Talking of popular participation, historians like Ranajit Guha argue that peasants remained confined to their local boundaries.35 As discussed, Tapati Roy’s work contradicts this assertion. As demonstrated by her, the peasants not only moved to urban centres but also welcomed rebels from outside their immediate areas as their leaders. This feature is also applicable to the adivasi tracts and, in fact, K S Singh has referred to the unity of the tribals and non-tribals.

We have seen how the basic thrust of the 1857 movement was directed against the colonial regime and the sections that emerged after its entry into northern India. Thus, it was not only against the planters and colonial officials, but also the buniyas and moneylenders who represented the internal order of exploitation. Moreover, one needs to bear in mind the world of the adivasis that had a history of major movements prior to 1857. Besides, there is a need to unveil the problems related to the ill-treatment and sexual exploitation of adivasi women, which seem to have links with some of these rebellions.36 Similarly, the overemphasis on sipahis like Mangal Pandey veils the role of the outcastes and low castes in the cantonments as well as outside.

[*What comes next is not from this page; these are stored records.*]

#ifdef W44R_PROBE
  int probe_cc = -100;
  int n_idx_probe = 0;
#define W44R_STAMP(i)                                                                                                  \
  if (blockIdx.x == 0 && probe_cc >= 4 && probe_cc < 8 && lane == 0 && a.scratch)                                      \
    reinterpret_cast<unsigned long long *>(a.scratch)[((wave * 4 + (probe_cc - 4)) * 16 + (i)) & 511] = __builtin_readcyclecounter();
#define W44R_FSTAMP(i)                                                                                                 \
  if (blockIdx.x == 0 && n_idx_probe == 0 && lane == 0 && a.scratch)                                                    \
    reinterpret_cast<unsigned long long *>(a.scratch)[512 + wave * 32 + (i)] = __builtin_readcyclecounter();
#else
#define W44R_STAMP(i)
#define W44R_FSTAMP(i)
#endif
  W44R_FSTAMP(0)
  const int ptask = (wave & 3) == 3 ? -1 : wave - (wave >> 2);
  const int pst = (ptask & 1) * 16 + (lane >> 2), pj = lane & 3;
  int tb0;
  {
    const int per = g.TR * g.TWc;
    const int ti = pst / per, rem = pst - ti * per;
    const int tr = rem / g.TWc, tc = rem - tr * g.TWc;
    tb0 = (pj >> 1) * g.HS + 2 * (pj & 1) * g.PCH + ti * g.IS + 4 * tr * g.PW + 4 * tc;
  }
  int vw0 = pst * 16 + 4 * pj;
  auto produce = [&](auto tc_, int cc) __attribute__((always_inline)) {
    constexpr int t = decltype(tc_)::value;
    constexpr bool t0 = t == 0;
    constexpr float c1 = t0 ? -5.f : t == 1 ? -2.f : -0.5f, c2 = t0 ? 4.f : c1, bm = t0 ? 0.f : t == 1 ? 1.f : 2.f;
    asm volatile("" : "+v"(tb0), "+v"(vw0));
    const int pb0 = tb0 + (cc & 1) * 2 * g.HS;
    float cA[2][6], cB[2][6];
#pragma unroll
    for (int c = 0; c < 2; ++c) {
      const float *p = P + pb0 + c * g.PCH;
      float d4[6], d2[6], dx[6], dy[6], dz[6], dw[6];
      auto row = [&](int r, float (&dst)[6]) __attribute__((always_inline)) {
        const v4f lo = *reinterpret_cast<const v4f *>(p + r * g.PW);
        const v2f_t hi = *reinterpret_cast<const v2f_t *>(p + r * g.PW + 4);
        dst[0] = lo[0]; dst[1] = lo[1]; dst[2] = lo[2]; dst[3] = lo[3]; dst[4] = hi[0]; dst[5] = hi[1];
      };
      row(4, d4);
      row(2, d2);
      row(1, dw);
      row(t0 ? 5 : 3, dy);
      if (t0) {
        row(0, dx);
        row(3, dz);
      } else {
#pragma unroll
        for (int q = 0; q < 6; ++q) dx[q] = d2[q], dz[q] = dw[q];
      }
#pragma unroll
      for (int q = 0; q < 6; ++q) {
        const float wa = __builtin_fmaf(c2, dx[q], __builtin_fmaf(c1, d2[q], d4[q]));
        const float qq = __builtin_fmaf(c2, dw[q], __builtin_fmaf(c1, dz[q], dy[q]));
        cA[c][q] = __builtin_fmaf(bm, qq, wa);
        cB[c][q] = t0 ? qq : __builtin_fmaf(-bm, qq, wa);
      }
    }
    int vwa = vw0 + (cc & 1) * kVCB + t * kVSB;
    asm volatile("" : "+v"(vwa));
    float t0r[6], t1r[6];
    uint32_t hi6[6], lo6[6];
    bt6(cA[0], t0r);
    bt6(cA[1], t1r);
#pragma unroll
    for (int q = 0; q < 6; ++q) split_pair(t0r[q], t1r[q], hi6[q], lo6[q]);
    const int m0base = __builtin_amdgcn_readfirstlane((cc & 1) * kVCB + t * kVSB + (ptask & 1) * 256);
    v_store_row_addtid<0>(m0base, hi6, lo6);
    bt6(cB[0], t0r);
    bt6(cB[1], t1r);
#pragma unroll
    for (int q = 0; q < 6; ++q) split_pair(t0r[q], t1r[q], hi6[q], lo6[q]);
    v_store_row_addtid<6>(m0base, hi6, lo6);
  };
  auto produce_task = [&](int cc) __attribute__((always_inline)) {
    if (ptask < 0) return;
    const int t = ptask >> 1;
    if (t == 0) produce(I0{}, cc);
    else if (t == 1) produce(I1{}, cc);
    else produce(I2{}, cc);
  };

  const int sc = wave & 3, phalf = wave >> 2;
  const int row_lo = max(0, 4 * r0 - 1), row_hi = min(a.Ho, 4 * (r0 + g.TR) + 1);
  const int npx = (row_hi - row_lo) * a.Wo;
  const int dump = 4 * g.PCH + 1 + lane;
  int pix0, pw0, pixL = 0, pwL = 0;
  {
    const int e0 = lane;
    const bool valid = e0 < npx;
    auto src_of = [&](int row, int col) __attribute__((always_inline)) { return UP ? ((row >> 1) * (a.Wo >> 1) + (col >> 1)) * 4 : (row * a.Wo + col) * 4; };
    pix0 = valid ? src_of(row_lo + e0 / a.Wo, e0 % a.Wo) : (int)0x80000000;
    pw0 = valid ? sc * g.PCH + (row_lo + e0 / a.Wo - (4 * r0 - 1)) * g.PW + e0 % a.Wo + 1 : dump;
    if (ONEIMG) {
      const int eL = e0 + 64 * (NRT - 1);
      const bool vL = eL < npx;
      pixL = vL ? src_of(row_lo + eL / a.Wo, eL % a.Wo) : (int)0x80000000;
      pwL = vL ? sc * g.PCH + (row_lo + eL / a.Wo - (4 * r0 - 1)) * g.PW + eL % a.Wo + 1 : dump;
    }
  }
  const int prs = (64 / a.Wo) * g.PW;
  constexpr int kRoundBytes = UP ? 64 : 256;
  auto pix_of = [&](int k) __attribute__((always_inline)) { return ONEIMG ? (k == NRT - 1 ? pixL : pix0 + kRoundBytes * k) : pix0 + kRoundBytes * (k % GD); };
  auto pw_of = [&](int k) __attribute__((always_inline)) { return ONEIMG ? (k == NRT - 1 ? pwL : pw0 + k * prs) : pw0 + (k % GD) * prs + (k / GD) * g.IS; };
  const int bytes1 = a.B * a.C1 * (D3 ? g.CS : UP ? g.HWin : g.HW) * 4, bytes2 = a.B * a.C2 * g.HW * 4;
  const __amdgpu_buffer_rsrc_t rs_sc =
      __builtin_amdgcn_make_buffer_rsrc(const_cast<float *>(a.gscale), 0, AFFINE ? a.B * g.Cin * 4 : 0, 0x00020000);
  const __amdgpu_buffer_rsrc_t rs_sh =
      __builtin_amdgcn_make_buffer_rsrc(const_cast<float *>(a.gshift), 0, AFFINE ? a.B * g.Cin * 4 : 0, 0x00020000);
  int vzero;
  asm volatile("v_mov_b32 %0, 0" : "=v"(vzero));
  constexpr bool PACKED = UIT == 1;
  constexpr int NGL = PACKED ? 1 : NGS;
  float praw[2][NRT];
  float gs[2][NGL], gh[2][NGL];
  struct LoadCtx {
    __amdgpu_buffer_rsrc_t rs;
    int n_it, cx, cgl, cga, soff3;
    bool dok;
  };
  auto load_prep = [&](int cc, int n_cur, bool has_next) __attribute__((always_inline)) {
    LoadCtx L;
    const bool nxt = cc >= NCHs && has_next;
    const int cl = nxt ? cc - NCHs : min(max(cc, 0), NCHs - 1);
    L.n_it = nxt ? n_cur + istep : n_cur;
    int cg = (ch_lo + cl) * kC + phalf * 4 + sc;
    L.cga = cg;
    L.soff3 = 0;
    L.dok = true;
    if (D3) {
      const int kdi = cl / g.NCHc;
      cg = (cl - kdi * g.NCHc) * kC + phalf * 4 + sc;
      const int ni = min(L.n_it, g.NIMG - 1);
      const int nb = ni / g.D, dsl = ni - nb * g.D + g.kd0 + kdi - 1;
      L.dok = dsl >= 0 && dsl < g.D;
      L.soff3 = ((nb * a.C1 + cg) * g.D + (L.dok ? dsl : 0)) * g.HW * 4;
    }
    const bool first = cg < a.C1;
    L.rs = __builtin_amdgcn_make_buffer_rsrc(const_cast<float *>(first ? a.in1 : a.in2), 0, first ? bytes1 : bytes2, 0x00020000);
    L.cx = first ? a.C1 : a.C2;
    L.cgl = first ? cg : cg - a.C1;
    return L;
  };
  auto load_round = [&](const LoadCtx &L, auto setc, int k) __attribute__((always_inline)) {
    constexpr int S = decltype(setc)::value;
    const int ni = min(L.n_it + (ONEIMG ? 0 : k / GD), g.NIMG - 1);
    const int soff = D3 ? L.soff3 : (ni * L.cx + L.cgl) * (UP ? g.HWin : g.HW) * 4;
    const int voff = D3 && !L.dok ? (int)0x80000000 : pix_of(k);
    praw[S][k] = __builtin_bit_cast(float, __builtin_amdgcn_raw_buffer_load_b32(L.rs, voff, soff, 0));
  };
  auto load_affine = [&](const LoadCtx &L, auto setc, int i) __attribute__((always_inline)) {
    constexpr int S = decltype(setc)::value;
    if (AFFINE) {
      const int nb = min(L.n_it + i, g.NIMG - 1);
      const int goff = (nb * g.Cin + L.cga) * 4;
      const int voff = PACKED ? max(0, min(lane & 7, g.NIMG - 1 - L.n_it)) * (g.Cin * 4) : vzero;
      gs[S][i] = __builtin_bit_cast(float, __builtin_amdgcn_raw_buffer_load_b32(rs_sc, voff, goff, 0));
      gh[S][i] = __builtin_bit_cast(float, __builtin_amdgcn_raw_buffer_load_b32(rs_sh, voff, goff, 0));
    }
  };
  auto load_stage = [&](auto setc, int cc, int n_cur, bool has_next) __attribute__((always_inline)) {
    const LoadCtx L = load_prep(cc, n_cur, has_next);
#pragma unroll
    for (int k = 0; k < NRT; ++k) load_round(L, setc, k);
#pragma unroll
    for (int i = 0; i < NGL; ++i) load_affine(L, setc, i);
  };
  auto activate_round = [&](auto setc, int cc, int k) __attribute__((always_inline)) {
    constexpr int S = decltype(setc)::value;
    float *const Pr = P + (2 * (cc & 1) + phalf) * g.HS + pw_of(k);
    float sa = 0.f, sb = 0.f, ta = 0.f, tb = 0.f;
    if (AFFINE) {
      if (PACKED) {
        sa = __builtin_bit_cast(float, __builtin_amdgcn_readlane(__builtin_bit_cast(int, gs[S][0]), k / GD));
        sb = __builtin_bit_cast(float, __builtin_amdgcn_readlane(__builtin_bit_cast(int, gh[S][0]), k / GD));
      } else {
        sa = gs[S][k / GD];
        sb = gh[S][k / GD];
      }
      ta = -1.44269504088896341f * sa;
      tb = -1.44269504088896341f * sb;
    }
    auto act = [&](float x) __attribute__((always_inline)) {
      if (AFFINE) {
        const float v = __builtin_fmaf(x, sa, sb);
        const float t = __builtin_fmaf(x, ta, tb);
        return (kVScale * v) * __builtin_amdgcn_rcpf(1.0f + __builtin_amdgcn_exp2f(t));
      }
      return kVScaleRaw * (silu ? silu_fast(x) : x);
    };
    Pr[0] = act(praw[S][k]);
  };
  auto activate_stage = [&](auto setc, int cc) __attribute__((always_inline)) {
    asm volatile("" : "+v"(pix0), "+v"(pw0), "+v"(pixL), "+v"(pwL));
#pragma unroll
    for (int k = 0; k < NRT; ++k) activate_round(setc, cc, k);
  };

  constexpr int kAR = 6;
  h8 Ar[kAR];
  auto load_a = [&](int cl, int jj) __attribute__((always_inline)) {
    const int t = jj / 3, i = jj - 3 * t;
    const int c2 = min(cl, NCHs - 1);
    const v4i_t v = __builtin_bit_cast(v4i_t, __builtin_amdgcn_raw_buffer_load_b128(rs_u, ua + i * (2 * kK * 16), (ukt + 3 * c2 + t) * kUSB, 0));
    return __builtin_bit_cast(h8, v);
  };
  auto mfma_chunk = [&](auto parc, int cl, auto &&slice) __attribute__((always_inline)) {
    constexpr int PAR = decltype(parc)::value;
    asm volatile("" : "+v"(ua), "+v"(va));
    const int vb = va + (cl & 1) * kVCB;
    h8 Bh[2], Bl[2];
    Bh[0] = lds_b128(vb, 0);
    Bl[0] = lds_b128(vb, kT * 16);
#pragma unroll
    for (int jj = 0; jj < 9; ++jj) {
      if (jj < 8) {
        Bh[(jj + 1) & 1] = lds_b128(vb, ((jj + 1) / 3) * kVSB + 2 * ((jj + 1) % 3) * kT * 16);
        Bl[(jj + 1) & 1] = lds_b128(vb, ((jj + 1) / 3) * kVSB + (2 * ((jj + 1) % 3) + 1) * kT * 16);
        __builtin_amdgcn_sched_barrier(0);
      }
      const int ri = (PAR * 9 + jj) % kAR;
      if (jj == 8) {
        mfma_v_pair_wait0(acc8, Ar[ri], Bh[jj & 1], Bl[jj & 1]);
      } else {
        mfma_pin_wait<3>(jj, Ar[ri], Bh[jj & 1]);
        __builtin_amdgcn_sched_barrier(0);
        slice(jj, 0);
        __builtin_amdgcn_sched_barrier(0);
        asm volatile("s_waitcnt lgkmcnt(2)" ::: "memory");
        mfma_pin(jj, Ar[ri], Bl[jj & 1]);
      }
      __builtin_amdgcn_sched_barrier(0);
      Ar[ri] = load_a(jj + kAR < 9 ? cl : cl + 1, (jj + kAR) % 9);
      if (jj == 8) slice(jj, 0);
      slice(jj, 1);
      __builtin_amdgcn_sched_barrier(0);
    }
  };

  if (wave >= 4) asm volatile("s_setprio 1");
  for (int n_idx = 0; n_idx < nitems; ++n_idx) {
    const int n_cur = g.rev ? n_end - (n_idx + 1) * g.TI : n_first + n_idx * g.TI;
    const bool first_item = n_idx == 0 || !g.xitem;
    const bool has_next = g.xitem && n_idx + 1 < nitems;
#ifdef W44R_PROBE
    n_idx_probe = n_idx;
#endif
    W44R_FSTAMP(1)
    if (first_item) {
      load_stage(I0{}, 0, n_cur, has_next);
      load_stage(I1{}, 1, n_cur, has_next);
      if (n_idx == 0) zero_borders();
      W44R_FSTAMP(2)
      activate_stage(I0{}, 0);
      W44R_FSTAMP(3)
      load_stage(I0{}, 2, n_cur, has_next);
      activate_stage(I1{}, 1);
      W44R_FSTAMP(4)
      barrier();
    }
    W44R_FSTAMP(5)
#pragma unroll
    for (int jj = 0; jj < kAR; ++jj) Ar[jj] = load_a(0, jj);
    produce_task(0);
    zero_accumulators();
    W44R_FSTAMP(6)
    barrier();
    W44R_FSTAMP(7)
    const int pahead = lateprod ? 1 : 2;
    if (!lateprod) produce_task(1);
    auto interval = [&](auto parc, int cc) __attribute__((always_inline)) {
      constexpr int PAR = decltype(parc)::value;
      using SA = std::integral_constant<int, PAR>;
      using SL = std::integral_constant<int, 1 - PAR>;
#ifdef W44R_PROBE
      probe_cc = n_idx == 0 ? cc : -100;
#endif
      W44R_STAMP(0)
      const LoadCtx L = load_prep(cc + 3, n_cur, has_next);
      W44R_STAMP(1)
      asm volatile("" : "+v"(pix0), "+v"(pw0), "+v"(pixL), "+v"(pwL));
      mfma_chunk(parc, cc, [&](int jj, int part) __attribute__((always_inline)) {
        if ((jj & 1) == 0) {
          const int k = 2 * (jj / 2) + part;
          if (k < NRT) {
#pragma unroll
            for (int kk = 0; kk < NRT; ++kk)
              if (kk == k) activate_round(SA{}, cc + 2, kk);
          }
        } else {
#pragma unroll
          for (int k = 0; k < NRT; ++k)
            if (k / 3 == jj / 2 && (k % 3 == 0) == (part == 0)) load_round(L, SL{}, k);
          if (part == 1) {
#pragma unroll
            for (int i = 0; i < NGL; ++i)
              if (i == jj / 2) load_affine(L, SL{}, i);
          }
        }
      });
      W44R_STAMP(2)
      (void)activate_stage;
      W44R_STAMP(3)
      if (!lateprod) barrier();
      W44R_STAMP(4)
      if (cc + pahead < NCHs) produce_task(cc + pahead);
      W44R_STAMP(5)
      if (lateprod) barrier();
      W44R_STAMP(6)
    };
    for (int c = 0; c < NCHs; c += 2) {
      interval(I0{}, c);
      interval(I1{}, c + 1);
    }

    W44R_FSTAMP(8)
    asm volatile("s_nop 15\n\ts_nop 15\n\ts_nop 15\n\ts_nop 15" ::: "memory");
    int elane = lane;
    asm volatile("" : "+v"(elane));
    const int el31 = elane & 31, elhi = elane >> 5;
    const int per = g.TR * g.TWc;
    const int ti = el31 / per, rem = el31 - ti * per;
    const int tr = rem / g.TWc, tc = rem - tr * g.TWc;
    const int n = n_cur + ti, ncl = min(n, g.NIMG - 1);
    const int nbat = D3 ? ncl / g.D : ncl, dsl_o = D3 ? ncl - nbat * g.D : 0;
    const int cstr = D3 ? g.CS : g.HW;
    float *const XS = smem;
    float kOutScale, unused_umax;
    sload2(uniform_ptr(reinterpret_cast<const float *>(a.w_wino44h + (size_t)kX * a.Cout * g.Cin * 2 * g.nkd_w) + 1), kOutScale, unused_umax);
    (void)unused_umax;
    if (!AFFINE) kOutScale *= kVScale / kVScaleRaw;
    const int rsel = pg >> 1, cofs = 3 * (pg & 1);
    const int xb0 = (rsel ? 5 : 0) * 6 + cofs, xb1 = (rsel ? 2 : 1) * 6 + cofs, xb2 = (rsel ? 4 : 3) * 6 + cofs;
    float addv[4];
    if (ONEIMG) {
      const int co0 = kt * kK + cb * 32 + pg;
      float bs[8] = {0.f, 0.f, 0.f, 0.f, 0.f, 0.f, 0.f, 0.f}, ts[8] = {0.f, 0.f, 0.f, 0.f, 0.f, 0.f, 0.f, 0.f};
      const float *const tp = a.chan_add ? a.chan_add + (size_t)min(n_cur, g.NIMG - 1) * a.chan_add_stride + co0 : nullptr;
      if (a.bias && tp) sload8x2(uniform_ptr(a.bias + co0), uniform_ptr(tp), bs, ts);
      else if (a.bias) sload8(uniform_ptr(a.bias + co0), bs);
      else if (tp) sload8(uniform_ptr(tp), ts);
#pragma unroll
      for (int q = 0; q < 4; ++q) addv[q] = elhi ? bs[2 * q + 1] + ts[2 * q + 1] : bs[2 * q] + ts[2 * q];
    } else {
#pragma unroll
      for (int q = 0; q < 4; ++q) {
        const int co = kt * kK + cb * 32 + 8 * q + 4 * elhi + pg;
        addv[q] = (a.bias ? a.bias[co] : 0.f) + (a.chan_add ? a.chan_add[(size_t)ncl * a.chan_add_stride + co] : 0.f);
      }
    }
    const size_t co_e = (size_t)kt * kK + cb * 32 + 4 * elhi + pg;
    const size_t obase0 = (D3 ? (((size_t)nbat * a.Cout + co_e) * g.D + dsl_o) * g.HW : ((size_t)ncl * a.Cout + co_e) * g.HW) +
                          (size_t)(4 * (r0 + tr)) * a.Wo + 4 * tc;
    v4f res[4];
    auto load_res = [&](int q) __attribute__((always_inline)) {
#pragma unroll
      for (int k = 0; k < 4; ++k)
        res[k] = *reinterpret_cast<const v4f *>(a.residual + obase0 + (size_t)(8 * q) * cstr + (size_t)k * a.Wo);
    };
    if (RES) load_res(0);
    const bool emit_stats = !D3 && a.stats_out != nullptr && g.S == 1;
    auto pass = [&](auto qc) __attribute__((always_inline)) {
      constexpr int q = decltype(qc)::value;
      const size_t obase = obase0 + (size_t)(8 * q) * cstr;
      float st_p = 0.f, st_s1 = 0.f, st_s2 = 0.f;
#pragma unroll
      for (int hh = 0; hh < 2; ++hh) {
#pragma unroll
        for (int x3 = 0; x3 < 3; ++x3) {
          const int m0v = __builtin_amdgcn_readfirstlane(((x3 == 0 ? xb0 : x3 == 1 ? xb1 : xb2) * 128 + cb * 64 + hh * 2 * kXS) * 4);
          asm volatile("s_mov_b32 m0, %0\n\ts_nop 1" ::"s"(m0v));
#pragma unroll
          for (int xc = 0; xc < 3; ++xc) {
            const int x = 3 * x3 + xc;
#pragma unroll
            for (int r2 = 0; r2 < 2; ++r2) {
              const int rr = 2 * hh + r2;
              const float v = x == 8 ? acc8[4 * q + rr] : read_pinned(16 * (x & 7) + 4 * q + rr);
              if (r2 == 0) asm volatile("ds_write_addtid_b32 %0 offset:%1" ::"v"(v), "n"(xc * 512) : "memory");
              else asm volatile("ds_write_addtid_b32 %0 offset:%1" ::"v"(v), "n"(kXS * 4 + xc * 512) : "memory");
            }
          }
        }
      }
      asm volatile("s_waitcnt lgkmcnt(0)\n\ts_barrier" ::: "memory");
      const float *xr = XS + pg * kXS + cb * 64 + elane;
      const float ad = addv[q];
      auto half = [&](auto hc) __attribute__((always_inline)) {
        constexpr int h = decltype(hc)::value;
        float w[2][6];
#pragma unroll
        for (int jj = 0; jj < 6; ++jj) {
          const float m1 = xr[(1 * 6 + jj) * 128], m2 = xr[(2 * 6 + jj) * 128], m3 = xr[(3 * 6 + jj) * 128],
                      m4 = xr[(4 * 6 + jj) * 128];
          if (h == 0) {
            const float m0 = xr[(0 * 6 + jj) * 128];
            w[0][jj] = (m0 + (m1 + m2)) + (m3 + m4);
            w[1][jj] = __builtin_fmaf(2.f, m3 - m4, m1 - m2);
          } else {
            const float m5 = xr[(5 * 6 + jj) * 128];
            w[0][jj] = __builtin_fmaf(4.f, m3 + m4, m1 + m2);
            w[1][jj] = __builtin_fmaf(8.f, m3 - m4, m1 - m2) + m5;
          }
        }
#pragma unroll
        for (int kk = 0; kk < 2; ++kk) {
          const int k = 2 * h + kk;
          float y[4];
          at4(w[kk][0], w[kk][1], w[kk][2], w[kk][3], w[kk][4], w[kk][5], y);
          v4f o = v4f{__builtin_fmaf(y[0], kOutScale, ad), __builtin_fmaf(y[1], kOutScale, ad),
                      __builtin_fmaf(y[2], kOutScale, ad), __builtin_fmaf(y[3], kOutScale, ad)};
          if (RES) o += res[k];
          if (D3 && a.out_act == DDPM_ACT_RELU) o = v4f{fmaxf(o[0], 0.f), fmaxf(o[1], 0.f), fmaxf(o[2], 0.f), fmaxf(o[3], 0.f)};
          if (n < g.NIMG) *reinterpret_cast<v4f *>(outp + obase + (size_t)k * a.Wo) = o;
          if (emit_stats) {
            if (k == 0) st_p = o[0];
            const v4f dd = o - st_p;
            st_s1 += (dd[0] + dd[1]) + (dd[2] + dd[3]);
            st_s2 += (dd[0] * dd[0] + dd[1] * dd[1]) + (dd[2] * dd[2] + dd[3] * dd[3]);
          }
        }
      };
      half(I0{});
      v4f r01[2];
      if (RES && q < 3) {
#pragma unroll
        for (int k = 0; k < 2; ++k)
          r01[k] = *reinterpret_cast<const v4f *>(a.residual + obase + (size_t)8 * cstr + (size_t)k * a.Wo);
      }
      half(I1{});
      if (RES && q < 3) {
        res[0] = r01[0];
        res[1] = r01[1];
#pragma unroll
        for (int k = 2; k < 4; ++k)
          res[k] = *reinterpret_cast<const v4f *>(a.residual + obase + (size_t)8 * cstr + (size_t)k * a.Wo);
      }
      if (emit_stats) {
        float mean = st_p + st_s1 * (1.f / 16.f);
        float m2 = fmaxf(st_s2 - st_s1 * st_s1 * (1.f / 16.f), 0.f);
        group_moments_last_lane(mean, m2, 16.f, per);
        if (rem == per - 1 && n < g.NIMG) {
          const size_t co = (size_t)kt * kK + cb * 32 + 8 * q + 4 * elhi + pg;
          *reinterpret_cast<float2 *>(a.stats_out + (((size_t)n * a.Cout + co) * g.parts + part) * 2) = make_float2(mean, m2);
        }
      }
      asm volatile("s_waitcnt lgkmcnt(0)\n\ts_barrier" ::: "memory");
    };
    W44R_FSTAMP(9)
    pass(I0{});
    W44R_FSTAMP(10)
    pass(I1{});
    W44R_FSTAMP(11)
    pass(I2{});
    W44R_FSTAMP(12)
    pass(std::integral_constant<int, 3>{});
    W44R_FSTAMP(13)
    __builtin_amdgcn_sched_barrier(0);
  }
}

Very recently a spell of research has been undertaken to focus on hitherto untouched dimensions under the aegis of the Indian History Congress.37 For example, it has been shown that the colonial remained terrified of the Mughals – even after Bahadur Shah Zafar who was exiled to Rangoon – till as late as the 1880s. As a result, the colonial government feared that their continued presence in north India would serve in delegitimising colonial rule and lead to the rise of anti-colonial sentiments.38 Scholars have also tapped Urdu newspapers that tell us about 1857.39 Similarly, historians have worked on “mutiny narratives” of white women to weave in the way the event was located by the white women.40

Taken together, all these efforts would enable us to bring to light some relatively unknown facets of the 1857 rebellion.

Special Issue

This special issue on 1857 presents to the reader the diverse concerns among historians, social scientists and those associated with cultural studies. The first four articles deal with areas such as the perceptions of the Rebellion; its impact on British society; its influence on aspects of British policy in India as well as its location by the early nationalists, who were charged with Hindu nationalism. Thus, Peter Robb’s ‘A Brief History of an Idea: On the Indian Rebellion of 1857’, focuses on the characterisation of the revolt in an effort to highlight the impact of the rebellion on perceptions and terminology. He situates the rebellion against a broad canvas. This includes a wave of revolts from Europe in 1848 to the Taiping and the Nien movements (both in China) after 1858 in the ex-colonial world, pointing to their failure as a common element. As Robb argues, the Indian uprising mattered greatly because British rule was restored, but would have mattered much more if the British had been thrown out of India. Robb’s contribution emphasises the way 1857 had an impact on the mind more than on the “material world”, and in this sense directs our attention to an area that is normally ignored.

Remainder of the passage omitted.